■ Exercise inputs ■
@@ -214,9 +232,13 @@
                        complete, max_pages, total_pages, pk_layer, out);
 }
 void launch_kv_seal_rows(const void* kcache, const void* vcache, void* kpack, void* vpack, const int32_t* page_table,
-                         const RowMeta* meta, int R, int max_pages, int total_pages, int nkv, int L, unsigned long long* cnt, hipStream_t st) {
+                         const RowMeta* meta, int R, int max_pages, int total_pages, int nkv, int L, unsigned long long* cnt, bool per_row,
+                         hipStream_t st) {
     const size_t raw_layer = (size_t)total_pages * nkv * (MTTS_PAGE * MTTS_HD / 8), pk_layer = (size_t)total_pages * nkv * (MTTS_PKU * 64);
-    hipLaunchKernelGGL(kv_seal_scan_kernel, dim3((R + 63) / 64, nkv, L), dim3(128), 0, st, (const u32x4_t*)kcache, (const u32x4_t*)vcache,
+    if (per_row)
+        hipLaunchKernelGGL(kv_seal_row_kernel, dim3(R, nkv, L), dim3(128), 0, st, (const u32x4_t*)kcache, (const u32x4_t*)vcache,
+                           (u32x4_t*)kpack, (u32x4_t*)vpack, page_table, meta, max_pages, total_pages, raw_layer, pk_layer, cnt);
+    else hipLaunchKernelGGL(kv_seal_scan_kernel, dim3((R + 63) / 64, nkv, L), dim3(128), 0, st, (const u32x4_t*)kcache, (const u32x4_t*)vcache,
                        (u32x4_t*)kpack, (u32x4_t*)vpack, page_table, meta, R, max_pages, total_pages, raw_layer, pk_layer, cnt);
 }
 void launch_kv_seal_all(const void* kcache, const void* vcache, void* kpack, void* vpack, int total_pages, int nkv, int L,
diff --git a/moss-ttsd_amd/csrc/engine.h b/moss-ttsd_amd/csrc/engine.h
--- a/moss-ttsd_amd/csrc/engine.h
+++ b/moss-ttsd_amd/csrc/engine.h
@@ -230,6 +230,10 @@
     for (int k = 0; k < WSEAL_KINDS; ++k) s.wseal_on[k] = e->wseal_on[k] != 0;
     if (e->kpack) s.pack_k_on = e->pack_k_on.data();
     if (e->vpack) s.pack_v_on = e->pack_v_on.data();
+    s.continuous = e->continuous;
+    if (heads == 1)
+        for (int b = 0; b < e->B && b < (int)e->n_real.size(); ++b)
+            if (e->slot_live[b] && (e->n_real[b] + e->steps_issued + 1) % MTTS_PAGE == 0) s.page_done = true;
     return s;
 }
 static inline StepPlan decode_plan(const MttsEngine* e, int pages_bound) {
diff --git a/moss-ttsd_amd/csrc/engine.hip b/moss-ttsd_amd/csrc/engine.hip
--- a/moss-ttsd_amd/csrc/engine.hip
+++ b/moss-ttsd_amd/csrc/engine.hip
@@ -268,6 +268,7 @@
     TRY(m.get(&e->d_floors, 8));
     TRY(m.get(&e->d_bancfg, 8));
     TRY(alloc_scratch(m, e->sscr, c->max_batch, e->V0));
+    e->sscr.vec = kn.sampler_vec;
     *out = holder.release();
     return MTTS_OK;
 }
@@ -637,9 +638,10 @@
     }
     return 0;
 }
-static void seal_completed_pages(MttsEngine* e, const RowMeta* d_meta, int R, hipStream_t st) {
-    if (e->kpack)
-        launch_kv_seal_rows(e->kcache, e->vcache, e->kpack, e->vpack, e->d_page_table, d_meta, R, e->max_pages, e->total_pages, e->nkv, e->L, e->d_seal_cnt, st);
+static void seal_completed_pages(MttsEngine* e, const StepPlan& plan, const RowMeta* d_meta, int R, hipStream_t st) {
+    if (e->kpack && plan.seal != SEAL_NONE)
+        launch_kv_seal_rows(e->kcache, e->vcache, e->kpack, e->vpack, e->d_page_table, d_meta, R, e->max_pages, e->total_pages, e->nkv, e->L, e->d_seal_cnt,
+                            plan.seal == SEAL_ROWS, st);
 }
 
 static int forward_small(MttsEngine* e, const StepPlan& plan, const RowMeta* d_meta, int pages_bound, hipStream_t st, int64_t kv_tokens_hint) {
@@ -665,7 +667,7 @@
         pd.xrows = (const uint16_t*)e->act_rm;
         launch_gemv_small(EPI_PARTIAL, PRO_ROWS, e->p_d, l.wd, I, Hp, Hp, e->partial2, nullptr, pd, st);
     }
-    seal_completed_pages(e, d_meta, R, st);
+    seal_completed_pages(e, plan, d_meta, R, st);
     SmallPro ph = base;
     ph.x_in = xa; ph.x_out = nullptr; ph.slabs = e->partial2; ph.ksplit = e->p_d.ksplit; ph.norm_w = (const uint16_t*)e->final_norm;
     launch_gemv_small(EPI_BF16, PRO_NORM, e->p_h0, e->head0, H, e->V0_pad, e->V0, nullptr, (uint16_t*)e->logits0, ph, st);
@@ -730,7 +732,7 @@
         const void* nw = lastl ? e->final_norm : e->layers[n + 1].ln_in;
         launch_resid_norm(e->bufs.partial, ks_d + ex, Hp, e->x, nw, e->xn, lastl ? e->hlast : nullptr, d_meta, R, H, eps, st);
     }
-    seal_completed_pages(e, d_meta, R, st);
+    seal_completed_pages(e, plan, d_meta, R, st);
     if (plan.heads) {
         const void* xin = e->xn;
         if (plan.heads == 2) {
diff --git a/moss-ttsd_amd/csrc/hooks.hip b/moss-ttsd_amd/csrc/hooks.hip
--- a/moss-ttsd_amd/csrc/hooks.hip
+++ b/moss-ttsd_amd/csrc/hooks.hip
@@ -391,6 +391,7 @@
     SampleScratch sc;
     TRY(alloc_scratch(hb, sc, rows, vocab));
     sc.ban = (const uint32_t*)ban;
+    sc.vec = sampler_vec_env();
     if (dev_logp) {
         TRY(hb.get(&sc.slice_sum, (size_t)rows * SAMP_NS));
         TRY(hb.get(&sc.lp, (size_t)rows * 8));
diff --git a/moss-ttsd_amd/csrc/launch.h b/moss-ttsd_amd/csrc/launch.h
--- a/moss-ttsd_amd/csrc/launch.h
+++ b/moss-ttsd_amd/csrc/launch.h
@@ -72,7 +72,8 @@
 int attn_row_lds_limit();
 long long mtts_attn_row_launches();
 void launch_kv_seal_rows(const void* kcache, const void* vcache, void* kpack, void* vpack, const int32_t* page_table,
-                         const RowMeta* meta, int R, int max_pages, int total_pages, int nkv, int L, unsigned long long* cnt, hipStream_t st);
+                         const RowMeta* meta, int R, int max_pages, int total_pages, int nkv, int L, unsigned long long* cnt,
+                         bool per_row , hipStream_t st);
 void launch_kv_seal_all(const void* kcache, const void* vcache, void* kpack, void* vpack, int total_pages, int nkv, int L,
                         unsigned long long* cnt, hipStream_t st);
 void launch_kv_seal_pages(const void* raw, void* pk, int npages, int as_k, hipStream_t st);
@@ -121,6 +122,7 @@
     float* slice_sum = nullptr;
     float* lp = nullptr;
     const uint32_t* ban = nullptr;
+    int vec = 1;
 };
 void launch_sample(const void* logits0, const void* logits17, int V0, int Vs, int Vs_pad, const uint32_t* bitmaps,
                    int bm_words, const MttsSamplerCfg* cfgs, const LoopState* ls, const SeqState* seqs, uint64_t seed,
diff --git a/moss-ttsd_amd/csrc/sample_ctx.h b/moss-ttsd_amd/csrc/sample_ctx.h
--- a/moss-ttsd_amd/csrc/sample_ctx.h
+++ b/moss-ttsd_amd/csrc/sample_ctx.h
@@ -12,6 +12,12 @@
     uint64_t seed;
     uint32_t row_id;
 };
+
+__device__ __forceinline__ void sample_slice(int V, int slice, int& i0, int& i1) {
+    const int per = (((V + SAMP_NS - 1) / SAMP_NS) + 7) & ~7;
+    i0 = slice * per;
+    i1 = min(V, i0 + per);
+}
 
 __device__ __forceinline__ bool sample_ctx(SampleCtx& x, int b, int c_in, const uint16_t* logits0,
                                            const uint16_t* logits17, int V0, int Vs, int Vs_pad,
diff --git a/moss-ttsd_amd/csrc/sampler.hip b/moss-ttsd_amd/csrc/sampler.hip
--- a/moss-ttsd_amd/csrc/sampler.hip
+++ b/moss-ttsd_amd/csrc/sampler.hip
@@ -32,7 +32,61 @@
     return s;
 }
 
+__device__ __forceinline__ uint32_t token_bits8(const uint32_t* __restrict__ w, int i) {
+    const int sh = i & 31;
+    uint32_t v = w[i >> 5] >> sh;
+    if (sh > 24) v |= w[(i >> 5) + 1] << (32 - sh);
+    return v & 0xffu;
+}
+__device__ __forceinline__ void proc_score8(const SampleCtx& x, int i, const u32x4_t& raw, float* __restrict__ s) {
+    const uint32_t banned = x.ban ? token_bits8(x.ban, i) : 0u;
+    const uint32_t seen = x.penalty > 0.f ? token_bits8(x.bm, i) : 0u;
+    const uint32_t w[4] = {raw.x, raw.y, raw.z, raw.w};
+#pragma unroll
+    for (int j = 0; j < 8; ++j) {
+        float v = bf2f((uint16_t)(w[j >> 1] >> (16 * (j & 1))));
+        if ((seen >> j) & 1u) v = (v < 0.f) ? v * x.penalty : v / x.penalty;
+        if (x.temp > 0.f) v = v / x.temp;
+        s[j] = (i + j == x.mask_id || ((banned >> j) & 1u)) ? -INFINITY : v;
+    }
+}
+
+template <int NT, int NV, typename F>
+__device__ __forceinline__ void for_scores(const SampleCtx& x, int i0, int i1, int vec, F f) {
+    const int tid = threadIdx.x;
+    if (i0 >= i1) return;
+    if (!vec || x.lg.f32) {
+        for (int i = i0 + tid; i < i1; i += NT) f(i, proc_score(x, i));
+        return;
+    }
+    const uint16_t* p = (const uint16_t*)x.lg.p;
+    const int head = (int)(((16u - ((uint32_t)(uintptr_t)(p + i0) & 15u)) & 15u) >> 1);
+    const int a0 = min(i0 + head, i1), ng = (i1 - a0) >> 3, a1 = a0 + 8 * ng;
+    for (int g0 = tid; g0 < ng; g0 += NT * NV) {
+        u32x4_t raw[NV];
+#pragma unroll
+        for (int u = 0; u < NV; ++u) {
+            const int g = g0 + u * NT;
+            if (g < ng) raw[u] = *(const u32x4_t*)(p + a0 + 8 * g);
+        }
+#pragma unroll
+        for (int u = 0; u < NV; ++u) {
+            const int g = g0 + u * NT;
+            if (g < ng) {
+                float s[8];
+                proc_score8(x, a0 + 8 * g, raw[u], s);
+#pragma unroll
+                for (int j = 0; j < 8; ++j) f(a0 + 8 * g + j, s[j]);
+            }
+        }
+    }
+    if (tid < a0 - i0) f(i0 + tid, proc_score(x, i0 + tid));
+    if (tid < i1 - a1) f(a1 + tid, proc_score(x, a1 + tid));
+}
+
 #define SAMP_T 256
+#define SAMP_NV 3
+#define SAMP_LP_STAGE 4864
 
 __device__ __forceinline__ void argmax_merge(float& bv, int& bi, float ov, int oi) {
     if (ov > bv || (ov == bv && oi < bi)) { bv = ov; bi = oi; }
@@ -79,6 +133,7 @@
     __shared__ float shf[SAMP_T / 64];
     __shared__ int shi[SAMP_T / 64];
     __shared__ double shd[SAMP_T / 64];
+    __shared__ float term[LP ? SAMP_LP_STAGE : 1];
     const int b = blockIdx.y, slice = blockIdx.x, tid = threadIdx.x;
     SampleCtx x;
     if (!sample_ctx(x, b, 0, logits0, nullptr, V0, 0, 0, bitmaps, bm_words, cfgs, ls, seqs, single_vocab, single_mask,
@@ -87,24 +142,29 @@
     const bool want_hist = cfg.do_sample && cfg.top_k > 0 && cfg.top_k < x.V;
     for (int i = tid; i < 2048; i += SAMP_T) hist[i] = 0;
     __syncthreads();
-    const int per = (x.V + SAMP_NS - 1) / SAMP_NS;
-    const int i0 = slice * per, i1 = min(x.V, i0 + per);
+    int i0, i1;
+    sample_slice(x.V, slice, i0, i1);
     float bv = -INFINITY;
     int bi = 0x7fffffff;
-    for (int i = i0 + tid; i < i1; i += SAMP_T) {
-        float s = proc_score(x, i);
+    for_scores<SAMP_T, SAMP_NV>(x, i0, i1, sc.vec, [&](int i, float s) {
         argmax_merge(bv, bi, s, i);
         if (want_hist) atomicAdd(&hist[fkey(s) >> 21], 1u);
-    }
+    });
     block_argmax(bv, bi, shf, shi);
     if (tid == 0) { sc.slice_val[b * SAMP_NS + slice] = bv; sc.slice_idx[b * SAMP_NS + slice] = bi; }
     if (LP && !cfg.do_sample) {
         float loc = 0.f;
-        if (bv > -INFINITY)
-            for (int i = i0 + tid; i < i1; i += SAMP_T) {
-                const float s = proc_score(x, i);
-                if (s > -INFINITY) loc += expf(s - bv);
-            }
+        if (bv > -INFINITY) {
+            if (sc.vec && !x.lg.f32 && i1 - i0 <= SAMP_LP_STAGE) {
+                for_scores<SAMP_T, SAMP_NV>(x, i0, i1, 1, [&](int i, float s) { term[i - i0] = s > -INFINITY ? expf(s - bv) : 0.f; });
+                __syncthreads();
+                for (int i = tid; i < i1 - i0; i += SAMP_T) loc += term[i];
+            } else
+                for (int i = i0 + tid; i < i1; i += SAMP_T) {
+                    const float s = proc_score(x, i);
+                    if (s > -INFINITY) loc += expf(s - bv);
+                }
+        }
         double tot;
         (void)block_excl_scan<SAMP_T>((double)loc, shd, tot);
         if (tid == 0) sc.slice_sum[b * SAMP_NS + slice] = (float)tot;
@@ -135,19 +195,21 @@
 
 __device__ __forceinline__ u64 nuc_q(uint32_t key, float smax) { return (u64)((double)expf(unfkey(key) - smax) * NUC_SCALE); }
 
+__device__ __forceinline__ void nuc_pass_a_token(int i, float ps, float smax, float lo, uint32_t* __restrict__ keys,
+                                                 uint16_t* __restrict__ bins, unsigned int* cnt, u64* mass) {
+    const float s = ps + 0.0f;
+    const uint32_t key = fkey(s);
+    keys[i] = key;
+    if (s > -INFINITY) {
+        const int d = nuc_bin(key, lo);
+        bins[i] = (uint16_t)d;
+        atomicAdd(&cnt[d], 1u);
+        atomicAdd(&mass[d], nuc_q(key, smax));
+    } else bins[i] = 0xffffu;
+}
 __device__ __forceinline__ void nuc_pass_a(const SampleCtx& x, float smax, float lo, uint32_t* __restrict__ keys,
                                            uint16_t* __restrict__ bins, unsigned int* cnt, u64* mass, int i0, int i1, int step) {
-    for (int i = i0; i < i1; i += step) {
-        const float s = proc_score(x, i) + 0.0f;
-        const uint32_t key = fkey(s);
-        keys[i] = key;
-        if (s > -INFINITY) {
-            const int d = nuc_bin(key, lo);
-            bins[i] = (uint16_t)d;
-            atomicAdd(&cnt[d], 1u);
-            atomicAdd(&mass[d], nuc_q(key, smax));
-        } else bins[i] = 0xffffu;
-    }
+    for (int i = i0; i < i1; i += step) nuc_pass_a_token(i, proc_score(x, i), smax, lo, keys, bins, cnt, mass);
 }
 
 
@@ -200,10 +262,11 @@
         smax = wave_max(smax);
         for (int i = tid; i < 2048; i += SAMP_T) { a_cnt[i] = 0; a_mass[i] = 0; }
         __syncthreads();
-        const int per = (x.V + SAMP_NS - 1) / SAMP_NS;
-        const int i0 = slice * per, i1 = min(x.V, i0 + per);
-        nuc_pass_a(x, smax, smax - 32.0f, (uint32_t*)(sc.full_idx + (size_t)b * full_cap), (uint16_t*)(sc.full_val + (size_t)b * full_cap),
-                   a_cnt, a_mass, i0 + tid, i1, SAMP_T);
+        int i0, i1;
+        sample_slice(x.V, slice, i0, i1);
+        uint32_t* keys = (uint32_t*)(sc.full_idx + (size_t)b * full_cap);
+        uint16_t* bins = (uint16_t*)(sc.full_val + (size_t)b * full_cap);
+        for_scores<SAMP_T, SAMP_NV>(x, i0, i1, sc.vec, [&](int i, float s) { nuc_pass_a_token(i, s, smax, smax - 32.0f, keys, bins, a_cnt, a_mass); });
         __syncthreads();
         for (int i = tid; i < 2048; i += SAMP_T)
             if (a_cnt[i]) { atomicAdd(&sc.nuc_cnt[(size_t)b * 2048 + i], a_cnt[i]); atomicAdd(&sc.nuc_mass[(size_t)b * 2048 + i], a_mass[i]); }
@@ -212,16 +275,15 @@
     }
     const int b0 = topk_bin(sc.hist + (size_t)b * 2048, (uint32_t)cfg.top_k, wsum, &sh_b0);
     const uint32_t ninf_key = fkey(-INFINITY);
-    const int per = (x.V + SAMP_NS - 1) / SAMP_NS;
-    const int i0 = slice * per, i1 = min(x.V, i0 + per);
-    for (int i = i0 + tid; i < i1; i += SAMP_T) {
-        float s = proc_score(x, i);
-        uint32_t key = fkey(s);
+    int i0, i1;
+    sample_slice(x.V, slice, i0, i1);
+    for_scores<SAMP_T, SAMP_NV>(x, i0, i1, sc.vec, [&](int i, float s) {
+        const uint32_t key = fkey(s);
         if ((int)(key >> 21) >= b0 && key > ninf_key) {
             uint32_t slot = atomicAdd(&sc.cand_n[b], 1u);
             if (slot < SAMP_CAND) { sc.cand_val[(size_t)b * SAMP_CAND + slot] = s; sc.cand_idx[(size_t)b * SAMP_CAND + slot] = i; }
         }
-    }
+    });
 }
 
 template <int NT, bool FL>
diff --git a/moss-ttsd_amd/csrc/stepplan.h b/moss-ttsd_amd/csrc/stepplan.h
--- a/moss-ttsd_amd/csrc/stepplan.h
+++ b/moss-ttsd_amd/csrc/stepplan.h
@@ -19,6 +19,8 @@
     int w_seal = 1;
     int w_seal_head = 1;
     int kv_pack = 1;
+    int seal_plan = 1;
+    int sampler_vec = 1;
     bool use_graphs = true;
 };
 static inline StepKnobs step_knobs_from_env() {
@@ -35,10 +37,13 @@
     if (const char* g = getenv("MTTS_FOLD_NORM")) k.fold_norm = atoi(g) != 0;
     if (const char* g = getenv("MTTS_W_SEAL")) k.w_seal = clamp(g, 0, 2);
     if (const char* g = getenv("MTTS_W_SEAL_HEAD")) k.w_seal_head = atoi(g) != 0;
+    if (const char* g = getenv("MTTS_SEAL_PLAN")) k.seal_plan = atoi(g) != 0;
+    if (const char* g = getenv("MTTS_SAMPLER_VEC")) k.sampler_vec = atoi(g) != 0;
     return k;
 }
 static inline int fold_norm_env() { return step_knobs_from_env().fold_norm; }
 static inline int gemm_depth_env() { return step_knobs_from_env().gemm_depth; }
+static inline int sampler_vec_env() { return step_knobs_from_env().sampler_vec; }
 
 enum { GEMM_QKV = 0, GEMM_O = 1, GEMM_GU = 2, GEMM_DOWN = 3, GEMM_HEAD0 = 4, GEMM_HEADS = 5,
        GEMM_GU_SLAB = 6,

■ What the task requires ■
A single number is the whole answer: the tally of lines in the entries that hold "hipLaunchKernelGGL".

■ Expected answer ■
3